Required work
Return each record shown beneath, word for word.

-------- Input data

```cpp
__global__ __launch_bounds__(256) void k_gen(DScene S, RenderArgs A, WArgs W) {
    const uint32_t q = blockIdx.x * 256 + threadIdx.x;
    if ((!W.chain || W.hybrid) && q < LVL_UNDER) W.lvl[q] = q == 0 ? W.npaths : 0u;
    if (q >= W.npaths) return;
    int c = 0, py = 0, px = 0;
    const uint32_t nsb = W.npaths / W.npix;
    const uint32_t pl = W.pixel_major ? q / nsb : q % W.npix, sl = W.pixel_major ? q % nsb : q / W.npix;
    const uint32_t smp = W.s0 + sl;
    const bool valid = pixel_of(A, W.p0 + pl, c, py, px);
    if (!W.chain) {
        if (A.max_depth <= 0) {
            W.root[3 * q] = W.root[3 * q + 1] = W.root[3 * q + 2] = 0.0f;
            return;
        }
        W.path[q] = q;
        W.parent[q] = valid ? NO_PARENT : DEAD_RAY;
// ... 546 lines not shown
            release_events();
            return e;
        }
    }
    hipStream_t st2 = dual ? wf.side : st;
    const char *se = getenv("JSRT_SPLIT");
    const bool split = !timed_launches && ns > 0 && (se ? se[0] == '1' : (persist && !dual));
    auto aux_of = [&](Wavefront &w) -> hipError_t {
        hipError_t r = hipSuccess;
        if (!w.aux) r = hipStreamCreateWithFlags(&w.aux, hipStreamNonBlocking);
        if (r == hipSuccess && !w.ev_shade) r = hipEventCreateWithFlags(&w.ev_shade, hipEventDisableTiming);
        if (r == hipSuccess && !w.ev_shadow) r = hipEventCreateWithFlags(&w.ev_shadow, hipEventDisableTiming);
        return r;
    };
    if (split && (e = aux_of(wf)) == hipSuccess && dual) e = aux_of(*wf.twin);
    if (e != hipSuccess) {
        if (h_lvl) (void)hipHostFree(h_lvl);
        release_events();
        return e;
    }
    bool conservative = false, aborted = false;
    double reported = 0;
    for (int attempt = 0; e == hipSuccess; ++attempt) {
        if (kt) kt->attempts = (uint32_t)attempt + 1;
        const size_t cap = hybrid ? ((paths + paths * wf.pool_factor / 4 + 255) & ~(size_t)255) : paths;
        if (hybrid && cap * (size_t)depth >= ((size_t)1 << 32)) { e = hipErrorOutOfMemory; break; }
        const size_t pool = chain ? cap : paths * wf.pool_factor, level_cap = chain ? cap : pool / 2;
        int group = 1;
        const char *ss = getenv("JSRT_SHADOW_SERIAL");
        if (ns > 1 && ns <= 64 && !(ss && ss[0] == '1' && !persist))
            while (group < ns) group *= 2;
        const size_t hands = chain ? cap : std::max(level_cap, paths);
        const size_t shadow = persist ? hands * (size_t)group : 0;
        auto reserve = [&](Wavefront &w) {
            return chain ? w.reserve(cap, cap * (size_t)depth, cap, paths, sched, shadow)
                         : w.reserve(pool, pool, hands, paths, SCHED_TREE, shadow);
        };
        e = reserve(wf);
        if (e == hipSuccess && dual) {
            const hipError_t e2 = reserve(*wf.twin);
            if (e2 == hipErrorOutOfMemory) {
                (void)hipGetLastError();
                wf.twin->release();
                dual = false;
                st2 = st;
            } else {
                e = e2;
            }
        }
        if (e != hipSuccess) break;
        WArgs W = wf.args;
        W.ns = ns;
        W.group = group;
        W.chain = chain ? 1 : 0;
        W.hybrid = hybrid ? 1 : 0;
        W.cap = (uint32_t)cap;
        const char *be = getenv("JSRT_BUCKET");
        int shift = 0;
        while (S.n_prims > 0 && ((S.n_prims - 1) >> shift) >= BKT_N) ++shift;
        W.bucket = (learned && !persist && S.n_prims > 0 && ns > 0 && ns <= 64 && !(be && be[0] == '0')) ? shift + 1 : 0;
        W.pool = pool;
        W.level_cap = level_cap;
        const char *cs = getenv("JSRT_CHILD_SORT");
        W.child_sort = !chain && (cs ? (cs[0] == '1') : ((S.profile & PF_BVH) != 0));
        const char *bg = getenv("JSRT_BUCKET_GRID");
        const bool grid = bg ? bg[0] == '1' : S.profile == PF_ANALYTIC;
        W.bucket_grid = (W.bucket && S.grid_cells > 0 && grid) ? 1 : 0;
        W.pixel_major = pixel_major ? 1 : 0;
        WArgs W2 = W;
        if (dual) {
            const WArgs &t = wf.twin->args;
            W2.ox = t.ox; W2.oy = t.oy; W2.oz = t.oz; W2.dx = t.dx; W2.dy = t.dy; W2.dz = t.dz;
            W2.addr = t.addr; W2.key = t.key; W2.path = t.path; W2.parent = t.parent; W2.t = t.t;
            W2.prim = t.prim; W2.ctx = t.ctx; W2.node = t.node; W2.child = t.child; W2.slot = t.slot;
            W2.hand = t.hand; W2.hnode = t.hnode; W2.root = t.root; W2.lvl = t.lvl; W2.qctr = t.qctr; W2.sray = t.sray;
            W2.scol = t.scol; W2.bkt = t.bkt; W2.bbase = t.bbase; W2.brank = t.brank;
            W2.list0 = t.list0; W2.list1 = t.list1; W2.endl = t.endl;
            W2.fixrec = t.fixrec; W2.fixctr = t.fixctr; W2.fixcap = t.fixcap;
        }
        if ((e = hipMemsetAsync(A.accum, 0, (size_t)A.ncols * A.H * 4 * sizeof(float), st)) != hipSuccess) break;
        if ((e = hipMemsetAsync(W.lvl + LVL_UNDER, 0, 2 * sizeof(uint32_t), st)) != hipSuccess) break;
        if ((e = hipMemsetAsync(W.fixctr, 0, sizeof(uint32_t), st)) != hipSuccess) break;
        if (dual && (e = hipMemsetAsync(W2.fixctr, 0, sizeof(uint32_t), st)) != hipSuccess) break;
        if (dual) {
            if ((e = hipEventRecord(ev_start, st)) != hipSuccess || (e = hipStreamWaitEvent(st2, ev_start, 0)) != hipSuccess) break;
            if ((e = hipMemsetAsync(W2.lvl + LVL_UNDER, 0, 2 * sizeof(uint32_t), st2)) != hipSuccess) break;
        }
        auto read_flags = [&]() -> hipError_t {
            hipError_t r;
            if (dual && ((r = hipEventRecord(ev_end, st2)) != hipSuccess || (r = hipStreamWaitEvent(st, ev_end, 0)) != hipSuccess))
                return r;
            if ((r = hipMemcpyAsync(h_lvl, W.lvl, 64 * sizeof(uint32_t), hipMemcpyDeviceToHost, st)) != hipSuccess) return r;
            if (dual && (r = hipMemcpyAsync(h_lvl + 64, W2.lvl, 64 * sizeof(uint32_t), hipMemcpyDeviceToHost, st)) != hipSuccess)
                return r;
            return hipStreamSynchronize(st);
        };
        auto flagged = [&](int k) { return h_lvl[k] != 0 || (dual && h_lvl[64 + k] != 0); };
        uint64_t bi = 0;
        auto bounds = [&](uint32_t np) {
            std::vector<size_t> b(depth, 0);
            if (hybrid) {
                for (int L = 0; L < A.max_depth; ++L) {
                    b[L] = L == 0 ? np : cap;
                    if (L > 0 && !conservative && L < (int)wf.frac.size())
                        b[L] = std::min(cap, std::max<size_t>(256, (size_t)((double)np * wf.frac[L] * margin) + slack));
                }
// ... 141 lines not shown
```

----------------

Completed task
```cpp
__global__ __launch_bounds__(256) void k_gen(DScene S, RenderArgs A, WArgs W) {
    const uint32_t q = blockIdx.x * 256 + threadIdx.x;
    if ((!W.chain || W.hybrid) && q < LVL_UNDER) W.lvl[q] = q == 0 ? W.npaths : 0u;
    if (q >= W.npaths) return;
    int c = 0, py = 0, px = 0;
    const uint32_t nsb = W.npaths / W.npix;
    const uint32_t pl = W.pixel_major ? q / nsb : q % W.npix, sl = W.pixel_major ? q % nsb : q / W.npix;
    const uint32_t smp = W.s0 + sl;
    const bool valid = pixel_of(A, W.p0 + pl, c, py, px);
    if (!W.chain) {
        if (A.max_depth <= 0) {
            W.root[3 * q] = W.root[3 * q + 1] = W.root[3 * q + 2] = 0.0f;
            return;
        }
        W.path[q] = q;
        W.parent[q] = valid ? NO_PARENT : DEAD_RAY;
// ... 546 lines not shown
            release_events();
            return e;
        }
    }
    hipStream_t st2 = dual ? wf.side : st;
    const char *se = getenv("JSRT_SPLIT");
    const bool split = !timed_launches && ns > 0 && (se ? se[0] == '1' : (persist && !dual));
    auto aux_of = [&](Wavefront &w) -> hipError_t {
        hipError_t r = hipSuccess;
        if (!w.aux) r = hipStreamCreateWithFlags(&w.aux, hipStreamNonBlocking);
        if (r == hipSuccess && !w.ev_shade) r = hipEventCreateWithFlags(&w.ev_shade, hipEventDisableTiming);
        if (r == hipSuccess && !w.ev_shadow) r = hipEventCreateWithFlags(&w.ev_shadow, hipEventDisableTiming);
        return r;
    };
    if (split && (e = aux_of(wf)) == hipSuccess && dual) e = aux_of(*wf.twin);
    if (e != hipSuccess) {
        if (h_lvl) (void)hipHostFree(h_lvl);
        release_events();
        return e;
    }
    bool conservative = false, aborted = false;
    double reported = 0;
    for (int attempt = 0; e == hipSuccess; ++attempt) {
        if (kt) kt->attempts = (uint32_t)attempt + 1;
        const size_t cap = hybrid ? ((paths + paths * wf.pool_factor / 4 + 255) & ~(size_t)255) : paths;
        if (hybrid && cap * (size_t)depth >= ((size_t)1 << 32)) { e = hipErrorOutOfMemory; break; }
        const size_t pool = chain ? cap : paths * wf.pool_factor, level_cap = chain ? cap : pool / 2;
        int group = 1;
        const char *ss = getenv("JSRT_SHADOW_SERIAL");
        if (ns > 1 && ns <= 64 && !(ss && ss[0] == '1' && !persist))
            while (group < ns) group *= 2;
        const size_t hands = chain ? cap : std::max(level_cap, paths);
        const size_t shadow = persist ? hands * (size_t)group : 0;
        auto reserve = [&](Wavefront &w) {
            return chain ? w.reserve(cap, cap * (size_t)depth, cap, paths, sched, shadow)
                         : w.reserve(pool, pool, hands, paths, SCHED_TREE, shadow);
        };
        e = reserve(wf);
        if (e == hipSuccess && dual) {
            const hipError_t e2 = reserve(*wf.twin);
            if (e2 == hipErrorOutOfMemory) {
                (void)hipGetLastError();
                wf.twin->release();
                dual = false;
                st2 = st;
            } else {
                e = e2;
            }
        }
        if (e != hipSuccess) break;
        WArgs W = wf.args;
        W.ns = ns;
        W.group = group;
        W.chain = chain ? 1 : 0;
        W.hybrid = hybrid ? 1 : 0;
        W.cap = (uint32_t)cap;
        const char *be = getenv("JSRT_BUCKET");
        int shift = 0;
        while (S.n_prims > 0 && ((S.n_prims - 1) >> shift) >= BKT_N) ++shift;
        W.bucket = (learned && !persist && S.n_prims > 0 && ns > 0 && ns <= 64 && !(be && be[0] == '0')) ? shift + 1 : 0;
        W.pool = pool;
        W.level_cap = level_cap;
        const char *cs = getenv("JSRT_CHILD_SORT");
        W.child_sort = !chain && (cs ? (cs[0] == '1') : ((S.profile & PF_BVH) != 0));
        const char *bg = getenv("JSRT_BUCKET_GRID");
        const bool grid = bg ? bg[0] == '1' : S.profile == PF_ANALYTIC;
        W.bucket_grid = (W.bucket && S.grid_cells > 0 && grid) ? 1 : 0;
        W.pixel_major = pixel_major ? 1 : 0;
        WArgs W2 = W;
        if (dual) {
            const WArgs &t = wf.twin->args;
            W2.ox = t.ox; W2.oy = t.oy; W2.oz = t.oz; W2.dx = t.dx; W2.dy = t.dy; W2.dz = t.dz;
            W2.addr = t.addr; W2.key = t.key; W2.path = t.path; W2.parent = t.parent; W2.t = t.t;
            W2.prim = t.prim; W2.ctx = t.ctx; W2.node = t.node; W2.child = t.child; W2.slot = t.slot;
            W2.hand = t.hand; W2.hnode = t.hnode; W2.root = t.root; W2.lvl = t.lvl; W2.qctr = t.qctr; W2.sray = t.sray;
            W2.scol = t.scol; W2.bkt = t.bkt; W2.bbase = t.bbase; W2.brank = t.brank;
            W2.list0 = t.list0; W2.list1 = t.list1; W2.endl = t.endl;
            W2.fixrec = t.fixrec; W2.fixctr = t.fixctr; W2.fixcap = t.fixcap;
        }
        if ((e = hipMemsetAsync(A.accum, 0, (size_t)A.ncols * A.H * 4 * sizeof(float), st)) != hipSuccess) break;
        if ((e = hipMemsetAsync(W.lvl + LVL_UNDER, 0, 2 * sizeof(uint32_t), st)) != hipSuccess) break;
        if ((e = hipMemsetAsync(W.fixctr, 0, sizeof(uint32_t), st)) != hipSuccess) break;
        if (dual && (e = hipMemsetAsync(W2.fixctr, 0, sizeof(uint32_t), st)) != hipSuccess) break;
        if (dual) {
            if ((e = hipEventRecord(ev_start, st)) != hipSuccess || (e = hipStreamWaitEvent(st2, ev_start, 0)) != hipSuccess) break;
            if ((e = hipMemsetAsync(W2.lvl + LVL_UNDER, 0, 2 * sizeof(uint32_t), st2)) != hipSuccess) break;
        }
        auto read_flags = [&]() -> hipError_t {
            hipError_t r;
            if (dual && ((r = hipEventRecord(ev_end, st2)) != hipSuccess || (r = hipStreamWaitEvent(st, ev_end, 0)) != hipSuccess))
                return r;
            if ((r = hipMemcpyAsync(h_lvl, W.lvl, 64 * sizeof(uint32_t), hipMemcpyDeviceToHost, st)) != hipSuccess) return r;
            if (dual && (r = hipMemcpyAsync(h_lvl + 64, W2.lvl, 64 * sizeof(uint32_t), hipMemcpyDeviceToHost, st)) != hipSuccess)
                return r;
            return hipStreamSynchronize(st);
        };
        auto flagged = [&](int k) { return h_lvl[k] != 0 || (dual && h_lvl[64 + k] != 0); };
        uint64_t bi = 0;
        auto bounds = [&](uint32_t np) {
            std::vector<size_t> b(depth, 0);
            if (hybrid) {
                for (int L = 0; L < A.max_depth; ++L) {
                    b[L] = L == 0 ? np : cap;
                    if (L > 0 && !conservative && L < (int)wf.frac.size())
                        b[L] = std::min(cap, std::max<size_t>(256, (size_t)((double)np * wf.frac[L] * margin) + slack));
                }
// ... 141 lines not shown
```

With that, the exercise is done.